Die Ölmärkte stehen weiterhin ganz im Zeichen der unsicheren Friedensgespräche zwischen Russland und der Ukraine. Händler beobachten besonders die diplomatischen Bemühungen Kiews mit europäischen Partnern, die klar eine Lösung ablehnen, welche die Ukraine zu Gebietsabtretungen zwingen würde. Präsident Selenskyj betonte erneut, dass die Ukraine hierfür keinerlei rechtliche Grundlage sehe – eine zentrale Forderung Moskaus.

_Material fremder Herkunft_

### handposeestimation-with-3d-cnns_amd/csrc/kernels.inc

```

template <int RT, int LAYOUT, bool AUG, bool DBG, int GROUPS, bool PCA>
__global__ __launch_bounds__(kWG) void tsdf_fused_kernel(const KArgs a, const float *__restrict__ in_depth,
                                                         const int64_t *__restrict__ in_offsets,
                                                         const int32_t *__restrict__ in_headers,
                                                         const double *__restrict__ in_xforms) {
  constexpr int kGroups = GROUPS, kGW = kWG / GROUPS, kGWaves = kGW / 64;
  using L = Lds<RT, AUG, GROUPS>;
  __shared__ typename L::Block lds;

  const int R = RT ? RT : a.R;
  const CamK &cam = a.cam;
  const int n = a.n;
  const int tid = threadIdx.x, lane = tid & 63, gtid = tid & (kGW - 1);
  const int group = __builtin_amdgcn_readfirstlane(tid / kGW);
  const int gwave = __builtin_amdgcn_readfirstlane((tid >> 6) & (kGWaves - 1));
  auto &pg = lds.pg[group];
  GroupCtl &ctl = lds.ctl;

  if (tid == 0) {
    for (int i = 0; i < kGroups; ++i) ctl.bar[i] = ctl.idle[i] = ctl.cap_fail[i] = 0;
    ctl.lock = 0;
    ctl.help_for = 0;
    ctl.local_next = kGroups;
  }
  __syncthreads();
  int bar_target = 0;
  auto gsync = [&]() { group_barrier<kGWaves>(&ctl.bar[group], bar_target); };

  Capture cap;
  cap.pool = (LdsF)lds.pool;
  cap.rowtab = (LdsU)pg.rowtab;
  cap.fail = (LdsI)&ctl.cap_fail[group];
  cap.cap4 = 0;
  cap.base4 = 0;
  cap.on = false;

  const int n_static = gridDim.x * kGroups;

  int iter = 0;
  (void)iter;
  for (;; ++iter) {
    if (gwave == 0) {
      int fr;
      if (iter == 0) {
        fr = blockIdx.x + gridDim.x * group;
      } else if (a.queue) {
        unsigned int t = 0;
        if (lane == 0) {
          t = queue_ticket(a.queue, a.qepoch, n);
        }
        fr = n_static + (int)__builtin_amdgcn_readfirstlane(t);
      } else {
        int t = 0;
        if (lane == 0) t = __hip_atomic_fetch_add(&ctl.local_next, 1, __ATOMIC_RELAXED, __HIP_MEMORY_SCOPE_WORKGROUP);
        const int64_t f64i = (int64_t)blockIdx.x + (int64_t)gridDim.x * __builtin_amdgcn_readfirstlane(t);
        fr = f64i < n ? (int)f64i : n;
      }
      FrameHdr m;
      m.frame = fr < n ? fr : -1;
      m.l = m.t = m.r = m.b = m.pad = 0;
      m.off0 = m.off1 = m.src = 0;
      if (fr < n) fetch_header(a, in_offsets, in_headers, fr, m);
      if (lane == 0) {
        ctl.hdr[group] = m;
        ctl.cap_fail[group] = 0;
      }
    }
    gsync();
    const FrameHdr fh = ctl.hdr[group];
    const int frame = __builtin_amdgcn_readfirstlane(fh.frame);
    if (frame < 0) break;
    TSDF_STAMP(kGroups * iter + group, 0);

    Frame f;
    const bool hdr_ok = frame_from_header(fh, in_depth, a.depth_len, f);
    float *out = a.tsdf ? a.tsdf + (int64_t)frame * 3 * R * R * R : nullptr;
    const bool want_vol = !a.aabb_only && out;

    int status = TSDF_FRAME_OK;
    Aabb ab;
    ab.any = false;
    ab.mn[0] = ab.mn[1] = ab.mn[2] = ab.mx[0] = ab.mx[1] = ab.mx[2] = 0.f;
    ab.c0 = ab.r0 = 0;
    ab.c1 = ab.r1 = -1;
    Grid g;
    g.mid[0] = g.mid[1] = g.mid[2] = 0.f;
    g.max_l = g.voxel_len = g.trunc = 0.f;
    g.ori[0] = g.ori[1] = g.ori[2] = 0.f;
    const double *xf = AUG ? in_xforms + 24 * (int64_t)frame : nullptr;

    bool holds_lock = false;
    if (!hdr_ok) {
      status = TSDF_FRAME_BAD_HEADER;
    } else {
      float fin[kExt];
      auto sync_ext = [&]() {
        if (want_vol && gwave == 0 && lane == 0) {
          while (atomicCAS(&ctl.lock, 0, 1) != 0) __builtin_amdgcn_s_sleep(2);
        }
        gsync();
      };
      phase1_extents<kGWaves, AUG, false>(f, cam, 0, f.bh, pg.red, fin, gwave, sync_ext, cap, kGroups * iter + group, xf);
      holds_lock = want_vol;
      ab = aabb_from_extents(fin);
      TSDF_STAMP(kGroups * iter + group, 4);
      place_grid(ab, R, cam, a.grid_in, frame, g, status);
    }

    if (gtid == 0) write_frame_outputs(a, frame, g, ab, status);
    write_labels<PCA>(a, frame, fh.src, g, status, xf, gtid, kGW);

    if (want_vol) {
      if (status != TSDF_FRAME_OK) {
        zero_volume(out, R, gtid, kGW, 0, 1);
        if constexpr (DBG) {
          if (a.pixmap)
            for (int i = gtid; i < R * R * R; i += kGW) a.pixmap[(int64_t)frame * R * R * R + i] = -1;
        }
      } else {
        int vt = gtid;
        asm volatile("" : "+v"(vt));
        int mode = kFillGlobal;
        const int sc0 = DBG ? 0 : ab.c0, sr0 = DBG ? 0 : ab.r0;
        const int sw = DBG ? f.bw : ab.c1 - ab.c0 + 1, sh = DBG ? f.bh : ab.r1 - ab.r0 + 1;
        const int sw4 = (sw + 3) & ~3;
        const bool staged = (int64_t)sw4 * sh <= L::kPoolFloats;
        if (staged) {
          mode = kFillRect;
          stage_rect_dma<kGWaves>(lds.pool, f, fh.off1 - fh.off0, sc0, sr0, sh, sw4, gwave, lane);
        }
        const VoxK vk = make_voxk(cam, g, f, ab, mode, DBG, sw4);
        const bool use_tab = !AUG && R <= kTabR;
        TSDF_STAMP(kGroups * iter + group, 5);
        fill_tables<LAYOUT, AUG>(pg, g, cam, vk, R, use_tab, false, xf, vt, kGW);
        TSDF_STAMP(kGroups * iter + group, 6);
        if (staged) asm volatile("s_waitcnt vmcnt(0)" ::: "memory");
        TSDF_STAMP(kGroups * iter + group, 7);
        if constexpr (kGroups == 2) {
          if (gwave == 0 && lane == 0) ctl.hdr[group].pad = lds_load(&ctl.idle[group ^ 1]);
        }
        if constexpr (kGroups == 1) {
          if (gwave == 0 && lane == 0) lds_store(&ctl.tile_next, 0);
        }
        gsync();
        TSDF_STAMP(kGroups * iter + group, 8);
        bool helped = false;
        if constexpr (kGroups == 2) {
          if (__builtin_amdgcn_readfirstlane(ctl.hdr[group].pad)) {
            helped = true;
            if (gwave == 0 && lane == 0) {
              HelpReq hq;
              hq.g = g;
              hq.vk = vk;
              hq.src = f.depth + vk.base;
              hq.mode = mode;
              hq.owner = group;
              hq.out = out;
              hq.frame = frame;
              hq.use_tab = use_tab;
              hq.pm_bw = f.bw;
              hq.pm_dc = vk.px0 - f.l;
              hq.pm_dr = vk.py0 - f.t;
              hq.pad = 0;
              ctl.help = hq;
              lds_store(&ctl.help_for, (group ^ 1) + 1);
            }
          }
        }
        TSDF_STAMP_VAL(kGroups * iter + group, 10, helped ? 2 : 1);
        const Tabs tb = make_tabs(pg);
        PixMapK pm;
        pm.out = DBG && a.pixmap ? (GlobalPix)(a.pixmap + (int64_t)frame * R * R * R) : (GlobalPix) nullptr;
        pm.bw = f.bw;
        pm.dc = vk.px0 - f.l;
        pm.dr = vk.py0 - f.t;
        auto run2 = [&](auto src) {
          if constexpr (kGroups == 2) {
            if (__builtin_expect(helped, 0)) {
              if constexpr (AUG) {
                phase2_aug<LAYOUT, 2 * kGW>(g, cam, vk, R, xf, tb, src, (GlobalOut)out, vt, 0, R);
              } else {
                phase2<LAYOUT, 2 * kGW, DBG>(g, cam, vk, R, tb, use_tab, src, (GlobalOut)out, vt, 0, R, pm);
              }
              return;
            }
          }
          if constexpr (AUG) {
            phase2_aug<LAYOUT, kGW>(g, cam, vk, R, xf, tb, src, (GlobalOut)out, vt, 0, R,
                                    kGroups == 1 ? &ctl.tile_next : nullptr, kGroups * iter + group);
          } else {
            phase2<LAYOUT, kGW, DBG>(g, cam, vk, R, tb, use_tab, src, (GlobalOut)out, vt, 0, R, pm,
                                     kGroups == 1 ? &ctl.tile_next : nullptr);
          }
        };
        if (mode == kFillRect) {
          run2(LdsRect{(LdsSrc)lds.pool});
        } else {
          run2((GlobalSrc)(f.depth + vk.base));
        }
      }
    }
    TSDF_STAMP(kGroups * iter + group, 9);
    gsync();
    if (holds_lock && gwave == 0 && lane == 0)
      __hip_atomic_store(&ctl.lock, 0, __ATOMIC_RELAXED, __HIP_MEMORY_SCOPE_WORKGROUP);
  }
  if constexpr (kGroups == 2) {
    if (gwave == 0 && lane == 0) {
      lds_store(&ctl.idle[group], 1);
      int dec;
      for (;;) {
        if (lds_load(&ctl.help_for) == group + 1) { dec = 1; break; }
        if (lds_load(&ctl.idle[group ^ 1])) { dec = lds_load(&ctl.help_for) == group + 1; break; }
        __builtin_amdgcn_s_sleep(8);
      }
      ctl.hdr[group].pad = dec;
    }
    gsync();
    if (__builtin_amdgcn_readfirstlane(ctl.hdr[group].pad)) {
      const HelpReq hq = ctl.help;
      const GlobalOut hout = (GlobalOut)hq.out;
      const GlobalSrc hsrc = (GlobalSrc)hq.src;
      const Tabs tb = make_tabs(lds.pg[group ^ 1]);
      PixMapK pm;
      pm.out = DBG && a.pixmap ? (GlobalPix)(a.pixmap + (int64_t)hq.frame * R * R * R) : (GlobalPix) nullptr;
      pm.bw = hq.pm_bw;
      pm.dc = hq.pm_dc;
      pm.dr = hq.pm_dr;
      auto run2 = [&](auto src) {
        if constexpr (AUG) {
          phase2_aug<LAYOUT, 2 * kGW>(hq.g, cam, hq.vk, R, in_xforms + 24 * (int64_t)hq.frame, tb, src, hout,
                                      kGW + gtid, 0, R);
        } else {
          phase2<LAYOUT, 2 * kGW, DBG>(hq.g, cam, hq.vk, R, tb, hq.use_tab != 0, src, hout, kGW + gtid, 0, R, pm);
        }
      };
      if (hq.mode == kFillRect) {
        run2(LdsRect{(LdsSrc)lds.pool});
      } else {
        run2(hsrc);
      }
    }
  }
}


template <int RT, int LAYOUT, bool AUG, bool XCHG, bool PCA>
__global__ __launch_bounds__(kWG) void tsdf_split_kernel(const KArgs a, const float *__restrict__ in_depth,
                                                         const int64_t *__restrict__ in_offsets,
                                                         const int32_t *__restrict__ in_headers,
                                                         const double *__restrict__ in_xforms) {
  using L = Lds<RT, AUG>;
  __shared__ typename L::Block lds;

  const int R = RT ? RT : a.R;
  const CamK &cam = a.cam;
  const int tid = threadIdx.x;
  const int wave = __builtin_amdgcn_readfirstlane(tid >> 6);
  const int frame = blockIdx.x / a.split, part = blockIdx.x - frame * a.split;
  auto &pg = lds.pg[0];
  GroupCtl &ctl = lds.ctl;
  if (tid == 0) ctl.cap_fail[0] = 0;
  FrameHdr fh;
  {
    fh.frame = frame;
    fh.pad = 0;
    fetch_header(a, in_offsets, in_headers, frame, fh);
  }
  __syncthreads();
  TSDF_STAMP(0, 0);
  Frame f;
  const bool hdr_ok = frame_from_header(fh, in_depth, a.depth_len, f);
  float *out = a.tsdf ? a.tsdf + (int64_t)frame * 3 * R * R * R : nullptr;
  const bool want_vol = !a.aabb_only && out;

  int status = TSDF_FRAME_OK;
  Aabb ab;
  ab.any = false;
  ab.mn[0] = ab.mn[1] = ab.mn[2] = ab.mx[0] = ab.mx[1] = ab.mx[2] = 0.f;
  ab.c0 = ab.r0 = 0;
  ab.c1 = ab.r1 = -1;
  Grid g;
  g.mid[0] = g.mid[1] = g.mid[2] = 0.f;
  g.max_l = g.voxel_len = g.trunc = 0.f;
  g.ori[0] = g.ori[1] = g.ori[2] = 0.f;
  const double *xf = AUG ? in_xforms + 24 * (int64_t)frame : nullptr;

  Capture cap;
  cap.pool = (LdsF)lds.pool;
  cap.rowtab = (LdsU)pg.rowtab;
  cap.fail = (LdsI)&ctl.cap_fail[0];
  cap.cap4 = L::kPoolUnits / (kWG / 64);
  cap.base4 = wave * cap.cap4;
  cap.on = false;
  if (!hdr_ok) {
    status = TSDF_FRAME_BAD_HEADER;
  } else {
    float fin[kExt];
    auto sync_all = [&]() { __syncthreads(); };
    bool have = false;
    if constexpr (XCHG) {
      const int S = a.split;
      const int rb = (int)((int64_t)f.bh * part / S), re = (int)((int64_t)f.bh * (part + 1) / S);
      phase1_extents<kWG / 64, AUG, false>(f, cam, rb, re, pg.red, fin, wave, sync_all, cap, 0, xf);
      float *boxes = a.xchg + (int64_t)frame * (kXchgParts * kXchgBox);
      if (tid == 0) {
        unsigned int *box = reinterpret_cast<unsigned int *>(boxes + part * kXchgBox);
#pragma unroll
        for (int i = 0; i < kExt; ++i)
          __hip_atomic_store(box + i, __float_as_uint(fin[i]), __ATOMIC_RELAXED, __HIP_MEMORY_SCOPE_AGENT);
        asm volatile("s_waitcnt vmcnt(0)" ::: "memory");
        __hip_atomic_store(box + kExt, a.seq, __ATOMIC_RELAXED, __HIP_MEMORY_SCOPE_AGENT);
      }
      TSDF_STAMP(0, 13);
      if (wave == 0) {
        const int lane = tid & 63;
        const bool mine = lane < S;
        const unsigned int *box = reinterpret_cast<const unsigned int *>(boxes + (mine ? lane : 0) * kXchgBox);
        bool ready = !mine || lane == part;
        for (int it = 0; it < a.polls; ++it) {
          if (!ready) ready = __hip_atomic_load(box + kExt, __ATOMIC_RELAXED, __HIP_MEMORY_SCOPE_AGENT) == a.seq;
          if (__all(ready)) break;
          __builtin_amdgcn_s_sleep(1);
// ... 209 lines not shown
```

Laut Analyst Tim Waterer (KCM Trade) dürfte Öl deshalb in einer engen Handelsspanne verbleiben, bis klarere Signale aus den Gesprächen kommen. Ein Abbruch der Verhandlungen könnte kurzfristig steigende Ölpreise auslösen, während Fortschritte und eine mögliche Rückkehr russischer Ölexporte dämpfend wirken würden. Da eine schnelle Einigung jedoch aufgrund der verhärteten Positionen unwahrscheinlich scheint, wäre ein umfassender Friedensvertrag samt Sanktionsaufhebung eine vom Markt nicht eingepreiste Überraschung. Ein Scheitern der Gespräche hingegen gilt eher als erwartbar und würde daher nur begrenzt bullish wirken.
Der kurzfristige Produktionsausfall am irakischen West-Qurna-2-Feld blieb ohne nachhaltige Wirkung. Analystin Priyanka Sachdeva (Phillip Nova) verweist darauf, dass der Markt rasch zum Hauptthema – einem hohen globalen Angebot bei verhaltener Nachfrage – zurückgekehrt sei. Brent-Öl fiel wieder in Richtung 62 US-Dollar, was den Markterwartungen für Dezember entspricht.
Eine mögliche Zinssenkung der US-Notenbank könnte Brent vorübergehend im Bereich von 60 bis 65 US-Dollar stabilisieren, während mittel- bis langfristig die Erwartung eines Überangebots ab 2026 den Markt strukturell prägt. Kurzfristige Impulse werden nun vor allem durch die US-Lagerdaten und die Fed-Entscheidung erwartet. Insgesamt bleibt der Markt neutral, wobei sinkende Inlandspreise angezeigt werden.